No AI summary yet for this case.
Income Tax Appellate Tribunal, DELHI BENCH ‘SMC-3’, NEW DELHI
Before: Sh. N. K. Saini
IN THE INCOME TAX APPELLATE TRIBUNAL DELHI BENCH ‘SMC-3’, NEW DELHI Before Sh. N. K. Saini, Accountant Member Asstt. Year : 2009-10 Ankush Gupta, Vs Income Tax Officer, H-4 & 5/88, Suvidha Kunj, Pitampura Ward-25(1), Delhi-110034 New Delhi (APPELLANT) (RESPONDENT) PAN No. AETPG8736Q Assessee by : Sh. Ved Jain, CA Revenue by : Sh. Farhat Khan, Sr. DR Date of Hearing : 23.06.2016 Date of Pronouncement : 29.06.2016 ORDER
This is an appeal by the assessee against the order dated 23.06.2014 of ld. CIT(A)-XVIII, New Delhi.
Following grounds have been raised in this appeal:
“1. On the facts and circumstances of the case, the order passed by the learned Commissioner of Income Tax (Appeals)[CIT(A) is bad both in the eye of law and on facts. 2. On the facts and circumstances of the case, the learned CIT(A) has erred in passing the order without giving assessee an opportunity of being heard in violation of principle of natural justice. 3. On the facts and circumstances of the case, the learned CIT(A) has erred both on facts and in law in 2 Ankush Gupta directing the AO to assess the income at Rs.36,27,500/- as against income of Rs.2,42,300/- declared by the assessee. 4(i) On the facts and circumstances of the case, the learned CIT(A) has erred in enhancing the income of the assessee to Rs.33,85,000/- as against Rs.14,78,275/- added by the AO to the returned income. (ii) On the facts and circumstances of the case, the learned CIT(A) has erred both on facts and in law in making addition of aggregate of all credits of Rs.33,85,000/- in the bank account ignoring the debits in the bank account. (iii) On the facts and circumstances of the case, the learned CIT(A) has erred both on facts and in law in not appreciating the real income theory while making the addition of aggregate of the credit entry in the bank account.
On the facts and circumstances of the case, the learned CIT(A) has erred both on facts and in law in not deleting the addition of Rs.14,78,275/- made by the assessing officer.
On the facts and circumstances of the case, the learned CIT(A) has erred both on facts and in law in confirming the addition and further enhancing the same ignoring the explanation and evidences submitted by the assessee.
That the appellant craves leave to add, amend or alter any of the grounds of appeal
.”
3. From the above grounds it is gathered that main grievance of the assessee vide Ground No. 2, relates to the ex-parte order 3 Ankush Gupta passed by the ld. CIT(A) while enhancing the additions and not giving the opportunity of being heard.
4. Facts of the case in brief are that the assessee filed the return of income on 12.03.2010 declaring an income of Rs.2,42,300/-. Later on, the case was selected for scrutiny.

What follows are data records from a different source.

template <int NW, int PTS>
__global__ void __launch_bounds__(NW * 32, NW == 8 ? 2 : 1)
fps_pruned_kernel(const float* __restrict__ xyz, int64_t sB, int64_t sN, int64_t sC, const unsigned char* __restrict__ grid_ws,
                  size_t ws_stride, size_t sorted_off, int N, int npoint, const int64_t* __restrict__ start,
                  int64_t* __restrict__ out, unsigned long long* seq, int no_prune) {
    static_assert(PTS % 2 == 0, "points are processed in packed pairs");
    constexpr int CAP = NW * PTS * 32, NQ = PTS / 2;
    extern __shared__ __align__(32) unsigned char smem_raw[];
    unsigned long long* mbar = reinterpret_cast<unsigned long long*>(smem_raw);
    FpsSlot* slots = reinterpret_cast<FpsSlot*>(smem_raw + 64);
    float4* rec = reinterpret_cast<float4*>(smem_raw + kAsyncSmemHeader);

    cg::cluster_group cluster = cg::this_cluster();
    const unsigned CL = cluster.num_blocks();
    const unsigned rank = cluster.block_rank();
    const int nslot = (int)CL * NW;
    const int b = blockIdx.x / CL;
    const float* __restrict__ p = xyz + (int64_t)b * sB;
    const float4* __restrict__ sorted = reinterpret_cast<const float4*>(grid_ws + (size_t)b * ws_stride + sorted_off);
    const int tid = threadIdx.x, lane = tid & 31, warp = tid >> 5;
    float4* wrec = rec + (size_t)warp * NQ * 2 * 32 + lane;
    const int g0 = (int)rank * CAP + warp * PTS * 32;

    float d[PTS];
    float lo[3] = {3.0e38f, 3.0e38f, 3.0e38f}, hi[3] = {-3.0e38f, -3.0e38f, -3.0e38f};
#pragma unroll
    for (int q = 0; q < NQ; ++q) {
        float4 v[2];
#pragma unroll
        for (int u = 0; u < 2; ++u) {
            const int j = g0 + (2 * q + u) * 32 + lane;
            const bool ok = j < N;
            v[u] = make_float4(0.f, 0.f, 0.f, __int_as_float(-1));
            if (ok) v[u] = sorted[j];
            d[2 * q + u] = ok ? 1e10f : -2.0f;
            if (ok) {
                lo[0] = fminf(lo[0], v[u].x); hi[0] = fmaxf(hi[0], v[u].x);
                lo[1] = fminf(lo[1], v[u].y); hi[1] = fmaxf(hi[1], v[u].y);
                lo[2] = fminf(lo[2], v[u].z); hi[2] = fmaxf(hi[2], v[u].z);
            }
        }
        wrec[(q * 2 + 0) * 32] = make_float4(v[0].x, v[1].x, v[0].y, v[1].y);
        wrec[(q * 2 + 1) * 32] = make_float4(v[0].z, v[1].z, v[0].w, v[1].w);
    }
#pragma unroll
    for (int c = 0; c < 3; ++c)
#pragma unroll
        for (int o = 16; o; o >>= 1) {
            lo[c] = fminf(lo[c], __shfl_xor_sync(0xffffffffu, lo[c], o));
            hi[c] = fmaxf(hi[c], __shfl_xor_sync(0xffffffffu, hi[c], o));
        }
    const bool warp_empty = g0 >= N;
    if (tid == 0) {
        tc::mbar_init(tc::smem_u32(&mbar[0]), 1);
        tc::mbar_init(tc::smem_u32(&mbar[1]), 1);
        tc::mbar_init_fence();
    }
    int far = (int)start[b];
    far = min(max(far, 0), N - 1);
    float cx = p[(int64_t)far * sN], cy = p[(int64_t)far * sN + sC], cz = p[(int64_t)far * sN + 2 * sC];
    __syncthreads();
    cluster.sync();

    const unsigned my_slot = rank * NW + warp;
    const unsigned dst_cta = lane < (int)CL ? lane : 0;
    const unsigned r_slot0 = map_to_cta(tc::smem_u32(&slots[my_slot]), dst_cta);
    const unsigned r_bar0 = map_to_cta(tc::smem_u32(&mbar[0]), dst_cta);
    const unsigned l_bar0 = tc::smem_u32(&mbar[0]);
    constexpr unsigned kParSlotOff = kMaxSlots * sizeof(FpsSlot), kParBarOff = sizeof(unsigned long long);

    float wmax = warp_empty ? -1.0f : 1e10f;
    unsigned wm = 0u, wi = kNoIndex;
    float wx = 0.f, wy = 0.f, wz = 0.f;

    int64_t* __restrict__ o = out + (int64_t)b * npoint;
    for (int i = 0; i < npoint; ++i) {
        const int par = i & 1;
        if (rank == 0 && tid == 0) {
            o[i] = far;
            if (seq) *reinterpret_cast<volatile unsigned long long*>(seq + (int64_t)b * npoint + i) = ((unsigned long long)(unsigned)far << 32) | 1ull;
        }
        if (i == npoint - 1) break;
        if (tid == 0)
            tc::mbar_arrive_expect_tx(l_bar0 + par * kParBarOff, (unsigned)(nslot * kSlotBytes));
        const float ddx = fmaxf(fmaxf(__fsub_rn(lo[0], cx), __fsub_rn(cx, hi[0])), 0.0f);
        const float ddy = fmaxf(fmaxf(__fsub_rn(lo[1], cy), __fsub_rn(cy, hi[1])), 0.0f);
        const float ddz = fmaxf(fmaxf(__fsub_rn(lo[2], cz), __fsub_rn(cz, hi[2])), 0.0f);
        const float lb = __fadd_rn(__fadd_rn(__fmul_rn(ddx, ddx), __fmul_rn(ddy, ddy)), __fmul_rn(ddz, ddz));
        if (lb < wmax || (no_prune && !warp_empty)) {
            const unsigned long long ncx = pack2(-cx, -cx), ncy = pack2(-cy, -cy), ncz = pack2(-cz, -cz);
            float bv = -2.0f;
#pragma unroll
            for (int q = 0; q < NQ; ++q) {
                const float4 xy = wrec[(q * 2 + 0) * 32];
                const float4 zi = wrec[(q * 2 + 1) * 32];
                float d0, d1;
                sqdist_diff2(pack2(xy.x, xy.y), pack2(xy.z, xy.w), pack2(zi.x, zi.y), ncx, ncy, ncz, d0, d1);
                d[2 * q] = fminf(d[2 * q], d0);
                d[2 * q + 1] = fminf(d[2 * q + 1], d1);
                bv = fmaxf(bv, fmaxf(d[2 * q], d[2 * q + 1]));
            }
            const unsigned vb = __float_as_uint(fmaxf(bv, 0.0f));
            wm = __reduce_max_sync(0xffffffffu, vb);
            unsigned cand = kNoIndex;
            int kb = 0;
            if (bv >= 0.0f && vb == wm) {
#pragma unroll
                for (int k = 0; k < PTS; ++k) {
                    if (d[k] == bv) {
                        const float4 zi = wrec[((k >> 1) * 2 + 1) * 32];
                        const unsigned ov = __float_as_uint((k & 1) ? zi.w : zi.z);
                        if (ov < cand) {
                            cand = ov;
                            kb = k;
                        }
                    }
                }
            }
            wi = __reduce_min_sync(0xffffffffu, cand);
            const unsigned who = __ballot_sync(0xffffffffu, cand == wi && cand != kNoIndex);
            const int src = who ? __ffs(who) - 1 : 0;
            const float4 xy = wrec[((kb >> 1) * 2 + 0) * 32];
            const float4 zi = wrec[((kb >> 1) * 2 + 1) * 32];
            wx = __shfl_sync(0xffffffffu, (kb & 1) ? xy.y : xy.x, src);
            wy = __shfl_sync(0xffffffffu, (kb & 1) ? xy.w : xy.z, src);
            wz = __shfl_sync(0xffffffffu, (kb & 1) ? zi.y : zi.x, src);
            wmax = __uint_as_float(wm);
        }
        if (lane < (int)CL) {
            const unsigned r_slot = r_slot0 + par * kParSlotOff, r_bar = r_bar0 + par * kParBarOff;
            asm volatile(
                "st.async.weak.shared::cluster.mbarrier::complete_tx::bytes.v4.b32 [%0], {%1, %2, %3, %4}, [%5];" ::"r"(
                    r_slot),
                "r"(wm), "r"(wi), "r"(__float_as_uint(wx)), "r"(__float_as_uint(wy)), "r"(r_bar)
                : "memory");
            asm volatile("st.async.weak.shared::cluster.mbarrier::complete_tx::bytes.b32 [%0], %1, [%2];" ::"r"(r_slot + 16),
                         "r"(__float_as_uint(wz)), "r"(r_bar)
                         : "memory");
        }
        tc::mbar_wait(l_bar0 + par * kParBarOff, (unsigned)((i >> 1) & 1));
        unsigned sv = 0u, si = kNoIndex;
        float px = 0.f, py = 0.f, pz = 0.f;
        if (lane < nslot) {
            const FpsSlot& s0 = slots[par * kMaxSlots + lane];
            sv = s0.val; si = s0.idx; px = s0.x; py = s0.y; pz = s0.z;
        }
        if (lane + 32 < nslot) {
            const FpsSlot& s1 = slots[par * kMaxSlots + lane + 32];
            if (s1.val > sv || (s1.val == sv && s1.idx < si)) {
                sv = s1.val; si = s1.idx; px = s1.x; py = s1.y; pz = s1.z;
            }
        }
        const unsigned bm = __reduce_max_sync(0xffffffffu, sv);
        const unsigned bi = __reduce_min_sync(0xffffffffu, sv == bm ? si : kNoIndex);
        const unsigned who = __ballot_sync(0xffffffffu, sv == bm && si == bi);
        const int src = __ffs(who) - 1;
        far = (int)bi;
        cx = __shfl_sync(0xffffffffu, px, src);
        cy = __shfl_sync(0xffffffffu, py, src);
        cz = __shfl_sync(0xffffffffu, pz, src);
    }
    cluster.sync();
}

The AO added a sum of Rs.3,38,500/- being 10% of the estimated trade business amounting to Rs.33,85,000/- and also added 11,39,775/- being the peak credit in bank account of the assessee. Accordingly, the assessment was framed at an income of Rs.17,20,580/-. Against the said assessment order, the assessee preferred an appeal to the ld. CIT(A) who enhanced the addition by making an addition of Rs.33,85,000/- to the returned income, the said addition was on account of the cash deposited in the bank account on different dates.
5. Being aggrieved the assessee is in appeal. The ld. Counsel for the assessee submitted that the ld. CIT(A) passed the impugned order ex- parte without affording due and reasonable opportunity of being heard to the assessee.

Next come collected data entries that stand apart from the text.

std::pair<float*, float*> Engine::sam_rel(SamBlock& b, int g) {
    auto it = b.rel_dev.find(g);
    if (it != b.rel_dev.end()) return it->second;
    const int hd = cfg_.sam.dim / cfg_.sam.heads;
    std::vector<float> rh = rel_pos_resize(b.relh, b.rel_len, hd, g);
    std::vector<float> rw = rel_pos_resize(b.relw, b.rel_len, hd, g);
    float* dh = (float*)dev_alloc(rh.size() * 4);
    float* dw = (float*)dev_alloc(rw.size() * 4);
    HIP_CHECK(hipMemcpy(dh, rh.data(), rh.size() * 4, hipMemcpyHostToDevice));
    HIP_CHECK(hipMemcpy(dw, rw.data(), rw.size() * 4, hipMemcpyHostToDevice));
    b.rel_dev[g] = {dh, dw};
    return {dh, dw};
}

float* Engine::clip_pos(int tokens) {
    auto it = clip_.pos_dev.find(tokens);
    if (it != clip_.pos_dev.end()) return it->second;
    const ClipConfig& C = cfg_.clip;
    std::vector<float> out;
    if (tokens == C.seq + 1) {
        out = clip_.pos_host;
    } else {
        const int s = (int)std::lround(std::sqrt((double)C.seq)), t = (int)std::lround(std::sqrt((double)(tokens - 1)));
        if (t * t != tokens - 1) throw std::runtime_error("EINVAL: clip positional table tgt tokens not square");
        std::vector<float> grid((size_t)C.hidden * s * s);
        for (int p = 0; p < s * s; ++p)
            for (int c = 0; c < C.hidden; ++c) grid[(size_t)c * s * s + p] = clip_.pos_host[(size_t)(1 + p) * C.hidden + c];
        std::vector<float> r = bicubic_resize_aa(grid, C.hidden, s, s, t, t);
        out.resize((size_t)tokens * C.hidden);
        std::copy(clip_.pos_host.begin(), clip_.pos_host.begin() + C.hidden, out.begin());
        for (int p = 0; p < t * t; ++p)
            for (int c = 0; c < C.hidden; ++c) out[(size_t)(1 + p) * C.hidden + c] = r[(size_t)c * t * t + p];
    }
    float* d = (float*)dev_alloc(out.size() * 4);
    HIP_CHECK(hipMemcpy(d, out.data(), out.size() * 4, hipMemcpyHostToDevice));
    clip_.pos_dev[tokens] = d;
    return d;
}

static bool vis_streams_on() {
    static const bool v = !(getenv("DSOCR_VIS_STREAMS") && atoi(getenv("DSOCR_VIS_STREAMS")) == 0);
    return v;
}

float* Engine::vision_pass(const float* imgs, int n, int Spx, const std::string& out) {
    const SamConfig& S = cfg_.sam;
    const ClipConfig& CC = cfg_.clip;
    const int C = S.dim, heads = S.heads, hd = C / heads;
    if (Spx % S.patch) throw std::runtime_error("EINVAL: image dimensions must be divisible by patch size");
    const int g = Spx / S.patch;
    if (g % 2 || (g / 2) % 2) throw std::runtime_error("EINVAL: spatial dims cannot be evenly downsampled by stride 2");
    const long rows = (long)n * g * g;
    hipStream_t st = stream_;
    const bool s1 = vis_stage_ == 0 || vis_stage_ == 1, s2 = vis_stage_ == 0 || vis_stage_ == 2;
    const bool s3 = vis_stage_ == 0 || vis_stage_ == 3;
    const int g2 = g / 2, g4 = g / 4, c0 = S.out_ch[0], c1 = S.out_ch[1];
    const int Sq = g4 * g4;
    float* sam_out = wsf("v_samout", (size_t)n * Sq * c1);
    if (s1) {
    float* cols = wsf("v_cols", (size_t)rows * 3 * S.patch * S.patch);
    launch_patch_im2col(imgs, n, Spx, Spx, S.patch, cols, st);
    float* x = wsf("v_x", (size_t)rows * C);
    linear(cols, (int)rows, 3 * S.patch * S.patch, sam_.patch, x, C);
    if (sam_.has_pos) launch_add_broadcast(x, sam_pos(g), (long)g * g, C, n, st);

    const int W = S.window;
    const int gp = g + (W - g % W) % W, nw = gp / W;
    const long wrows = (long)n * nw * nw * W * W;
    auto wm = winmaps_.find({n, g});
    if (wm == winmaps_.end()) {
        std::vector<int> tok2win(rows), win2tok(wrows, -1);
        for (int b = 0; b < n; ++b)
            for (int y = 0; y < g; ++y)
                for (int xx = 0; xx < g; ++xx) {
                    long t = ((long)b * g + y) * g + xx;
                    long w = (((long)b * nw + y / W) * nw + xx / W) * W * W + (y % W) * W + (xx % W);
                    tok2win[t] = (int)w;
                    win2tok[w] = (int)t;
                }
        int *a = nullptr, *b2 = nullptr;
        HIP_CHECK(hipMalloc(&a, tok2win.size() * 4));
        HIP_CHECK(hipMalloc(&b2, win2tok.size() * 4));
        HIP_CHECK(hipMemcpy(a, tok2win.data(), tok2win.size() * 4, hipMemcpyHostToDevice));
        HIP_CHECK(hipMemcpy(b2, win2tok.data(), win2tok.size() * 4, hipMemcpyHostToDevice));
        wm = winmaps_.emplace(std::make_pair(n, g), std::make_pair(a, b2)).first;
    }
    int* d_tok2win = wm->second.first;
    int* d_win2tok = wm->second.second;
    const long maxrows = std::max(rows, wrows);
    float* xn = wsf("v_xn", (size_t)maxrows * C);
    float* qkv = wsf("v_qkv", (size_t)maxrows * 3 * C);
    float* ctx = wsf("v_ctx", (size_t)maxrows * C);
    const int hid = (int)(C * S.mlp_ratio);
    float* hbuf = wsf("v_h", (size_t)rows * hid);

    for (int bi = 0; bi < S.depth; ++bi) {
        SamBlock& blk = sam_.blocks[bi];
        const bool win = !blk.global;
        const int L = win ? W * W : g * g;
        const int nseq = win ? n * nw * nw : n;
        const long arows = (long)nseq * L;
        if (win) {
            HIP_CHECK(hipMemsetAsync(xn, 0, (size_t)wrows * C * 4, st));
            launch_layernorm(x, C, xn, C, d_tok2win, (int)rows, C, blk.n1.w, blk.n1.b, 1e-6f, st);
        } else {
            launch_layernorm(x, C, xn, C, nullptr, (int)rows, C, blk.n1.w, blk.n1.b, 1e-6f, st);
        }
        linear(xn, (int)arows, C, blk.qkv, qkv, 3 * C);
        AttnArgs a;
        a.q = {qkv, 3L * C, hd, nullptr};
        a.k = {qkv + C, 3L * C, hd, nullptr};
        a.v = {qkv + 2 * C, 3L * C, hd, nullptr};
        a.o = ctx;
        a.o_row_stride = C;
        a.o_head_stride = hd;
        a.n_seq = nseq;
        a.L = L;
        a.heads = heads;
        a.kv_heads = heads;
        a.hd = hd;
        a.scale = (float)(1.0 / std::sqrt((double)hd));
        if (blk.use_rel) {
            const int gg = win ? W : g;
            auto rel = win ? std::make_pair<float*, float*>(nullptr, nullptr) : sam_rel(blk, g);
            if (win) rel = sam_rel(blk, W);
            float* rb = wsf("v_relbias", (size_t)nseq * heads * L * (2 * gg));
            launch_sam_relbias(qkv, 3L * C, nseq, gg, gg, heads, hd, rel.first, rel.second, rb, st);
            a.relbias = rb;
            a.rel_h = gg;
            a.rel_w = gg;
        }
        flops_acc_ += 4.0 * nseq * (double)L * L * hd * heads;
        launch_attention(a, st);
        linear(ctx, (int)arows, C, blk.proj, x, C, 0, 1, win ? d_win2tok : nullptr);
        launch_layernorm(x, C, xn, C, nullptr, (int)rows, C, blk.n2.w, blk.n2.b, 1e-6f, st);
        linear(xn, (int)rows, C, blk.fc1, hbuf, hid, ACT_GELU_ERF);
        linear(hbuf, (int)rows, hid, blk.fc2, x, C, 0, 1);
    }
    const int NC = S.neck;
    float* y = wsf("v_neck", (size_t)rows * NC);
    linear(x, (int)rows, C, sam_.neck0, y, NC);
    launch_layernorm(y, NC, y, NC, nullptr, (int)rows, NC, sam_.neck1.w, sam_.neck1.b, 1e-6f, st);
    float* ncols = wsf("v_ncols", (size_t)rows * 9 * NC);
    launch_conv_im2col_nhwc(y, n, g, g, NC, 3, 3, 1, 1, ncols, st);
    linear(ncols, (int)rows, 9 * NC, sam_.neck2, y, NC);
    launch_layernorm(y, NC, y, NC, nullptr, (int)rows, NC, sam_.neck3.w, sam_.neck3.b, 1e-6f, st);
    launch_conv_im2col_nhwc(y, n, g, g, NC, 3, 3, 2, 1, ncols, st);
    float* z = wsf("v_net2", (size_t)n * g2 * g2 * c0);
    linear(ncols, n * g2 * g2, 9 * NC, sam_.net2, z, c0);
    float* ncols2 = wsf("v_ncols2", (size_t)n * g4 * g4 * 9 * c0);
    launch_conv_im2col_nhwc(z, n, g2, g2, c0, 3, 3, 2, 1, ncols2, st);
    linear(ncols2, n * Sq, 9 * c0, sam_.net3, sam_out, c1);
    }
    if (cfg_.variant == VARIANT_OCR2) return encoder_pass(sam_out, n, Sq, out);

    const int T = Sq + 1, CH = CC.hidden, chd = CH / CC.heads;
    const long crow = (long)n * T;
    float* cx = wsf("c_x", (size_t)crow * CH);
    if (s2) {
    launch_clip_embed(sam_out, clip_.cls, clip_pos(T), n, Sq, CH, cx, st);
    launch_layernorm(cx, CH, cx, CH, nullptr, (int)crow, CH, clip_.pre.w, clip_.pre.b, 1e-5f, st);
    }
    float* cxn = wsf("c_xn", (size_t)crow * CH);
    float* cqkv = wsf("c_qkv", (size_t)crow * 3 * CH);
    float* cctx = wsf("c_ctx", (size_t)crow * CH);
    float* ch = wsf("c_h", (size_t)crow * CC.ffn);
    for (int l = 0; s2 && l < CC.layers; ++l) {
        ClipLayer& cl = clip_.layers[l];
        launch_layernorm(cx, CH, cxn, CH, nullptr, (int)crow, CH, cl.ln1.w, cl.ln1.b, 1e-5f, st);
        linear(cxn, (int)crow, CH, cl.qkv, cqkv, 3 * CH);
        AttnArgs a;
        a.q = {cqkv, 3L * CH, chd, nullptr};
        a.k = {cqkv + CH, 3L * CH, chd, nullptr};
        a.v = {cqkv + 2 * CH, 3L * CH, chd, nullptr};
        a.o = cctx;
        a.o_row_stride = CH;
        a.o_head_stride = chd;
        a.n_seq = n;
        a.L = T;
        a.heads = CC.heads;
        a.kv_heads = CC.heads;
        a.hd = chd;
        a.scale = (float)(1.0 / std::sqrt((double)chd));
        flops_acc_ += 4.0 * n * (double)T * T * chd * CC.heads;
        launch_attention(a, st);
        linear(cctx, (int)crow, CH, cl.out, cx, CH, 0, 1);
        launch_layernorm(cx, CH, cxn, CH, nullptr, (int)crow, CH, cl.ln2.w, cl.ln2.b, 1e-5f, st);
        linear(cxn, (int)crow, CH, cl.fc1, ch, CC.ffn, ACT_QUICK_GELU);
        linear(ch, (int)crow, CC.ffn, cl.fc2, cx, CH, 0, 1);
    }
    float* pre = wsf("p_pre", (size_t)n * Sq * (CH + c1));
    float* post = wsf(out, (size_t)n * Sq * cfg_.proj_out);
    if (s3) {
        launch_concat_clip_sam(cx, sam_out, n, Sq, CH, c1, pre, st);
        linear(pre, n * Sq, CH + c1, proj_, post, cfg_.proj_out);
    }
    return post;
}

float* Engine::encoder_pass(const float* sam_out, int n, int P, const std::string& out) {
    const Qwen2EncConfig& Q = cfg_.enc;
    const float* query = P == Q.query_768 ? enc_.query_768 : P == Q.query_1024 ? enc_.query_1024 : nullptr;
    if (!query)
        throw std::runtime_error("EINVAL: unsupported Qwen2 query length " + std::to_string(P) + " (expected " +
                                 std::to_string(Q.query_768) + " or " + std::to_string(Q.query_1024) + ")");
    hipStream_t st = stream_;
    const int D = Q.dim, hd = Q.head_dim, L = 2 * P, QW = Q.heads * hd, KW = Q.kv_heads * hd, W3 = QW + 2 * KW;
    const long rows = (long)n * L;
    float* x = wsf("q2_x", (size_t)rows * D);
    float* xn = wsf("q2_xn", (size_t)rows * D);
    float* qkv = wsf("q2_qkv", (size_t)rows * W3);
    float* ctx = wsf("q2_ctx", (size_t)rows * QW);
    float* gu = wsf("q2_gu", (size_t)rows * 2 * Q.inter);
    float* hbuf = wsf("q2_h", (size_t)rows * Q.inter);
    const bool s2 = vis_stage_ == 0 || vis_stage_ == 2, s3 = vis_stage_ == 0 || vis_stage_ == 3;
    if (s2) launch_ocr2_build_seq(sam_out, query, n, P, D, x, st);
    for (const EncLayer& e : enc_.layers) {
        if (!s2) break;
        launch_rmsnorm(x, D, xn, D, (int)rows, D, e.in_norm.w, Q.rms_eps, st);
        linear(xn, (int)rows, D, e.qkv, qkv, W3);
        launch_ocr2_rope(qkv, W3, rows, L, Q.heads + Q.kv_heads, hd, enc_.cos, enc_.sin, st);
        AttnPrefixArgs a;
        a.q = qkv; a.k = qkv + QW; a.v = qkv + QW + KW; a.o = ctx;
        a.ldq = a.ldk = a.ldv = W3; a.ldo = QW;
        a.n_seq = n; a.L = L; a.prefix = P; a.heads = Q.heads; a.kv_heads = Q.kv_heads; a.hd = hd;
        a.scale = (float)(1.0 / std::sqrt((double)hd));
        flops_acc_ += 4.0 * n * Q.heads * hd * (2.0 * P * P + 0.5 * P * (P + 1.0));
        launch_attention_prefix(a, st);
        linear(ctx, (int)rows, QW, e.o, x, D, 0, 1);
        launch_rmsnorm(x, D, xn, D, (int)rows, D, e.post_norm.w, Q.rms_eps, st);
        linear(xn, (int)rows, D, e.gu, gu, 2 * Q.inter);
        launch_silu_mul(gu, 2 * Q.inter, Q.inter, (int)rows, hbuf, Q.inter, st);
        linear(hbuf, (int)rows, Q.inter, e.down, x, D, 0, 1);
    }
    float* qx = wsf("q2_q", (size_t)n * P * D);
    float* post = wsf(out, (size_t)n * P * cfg_.proj_out);
    if (s3) {
        launch_ocr2_take_queries(x, n, P, D, qx, st);
        launch_rmsnorm(qx, D, qx, D, n * P, D, enc_.norm, Q.rms_eps, st);
        linear(qx, n * P, D, proj_, post, cfg_.proj_out);
    }
    return post;
}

6. In his rival submissions the ld. DR supported the impugned order passed by the ld. CIT(A).
7. I have considered the submissions of both the parties and carefully gone through the material available on the record. In the present case, it is noticed that the ld. CIT(A) passed the impugned order ex-parte by observing that the assessee sought adjournments from time to time and 4 Ankush Gupta did not reply to the show cause relating to the enhancement. It is also noticed that the ld. CIT(A) observed in para 5.1 of the impugned order that the case was finally fixed for hearing on 19.06.2014 on which date no one has attended. However, nothing was brought on record to substantiate that the notice for hearing on the said date was served upon the assessee, the ld. CIT(A) simply stated that the case was fixed for hearing on 19.06.2014. It is well settled that nobody should be condemned unheard as per the maxim “audi alteram partem”. In the present case, in my opinion, a proper and due opportunity of being heard was not provided to the assessee by the ld. CIT(A). I, therefore, set aside the impugned order and remand the same to the file of the ld. CIT(A) to be adjudicated afresh in accordance with law after providing due and reasonable opportunity of being heard to the assessee.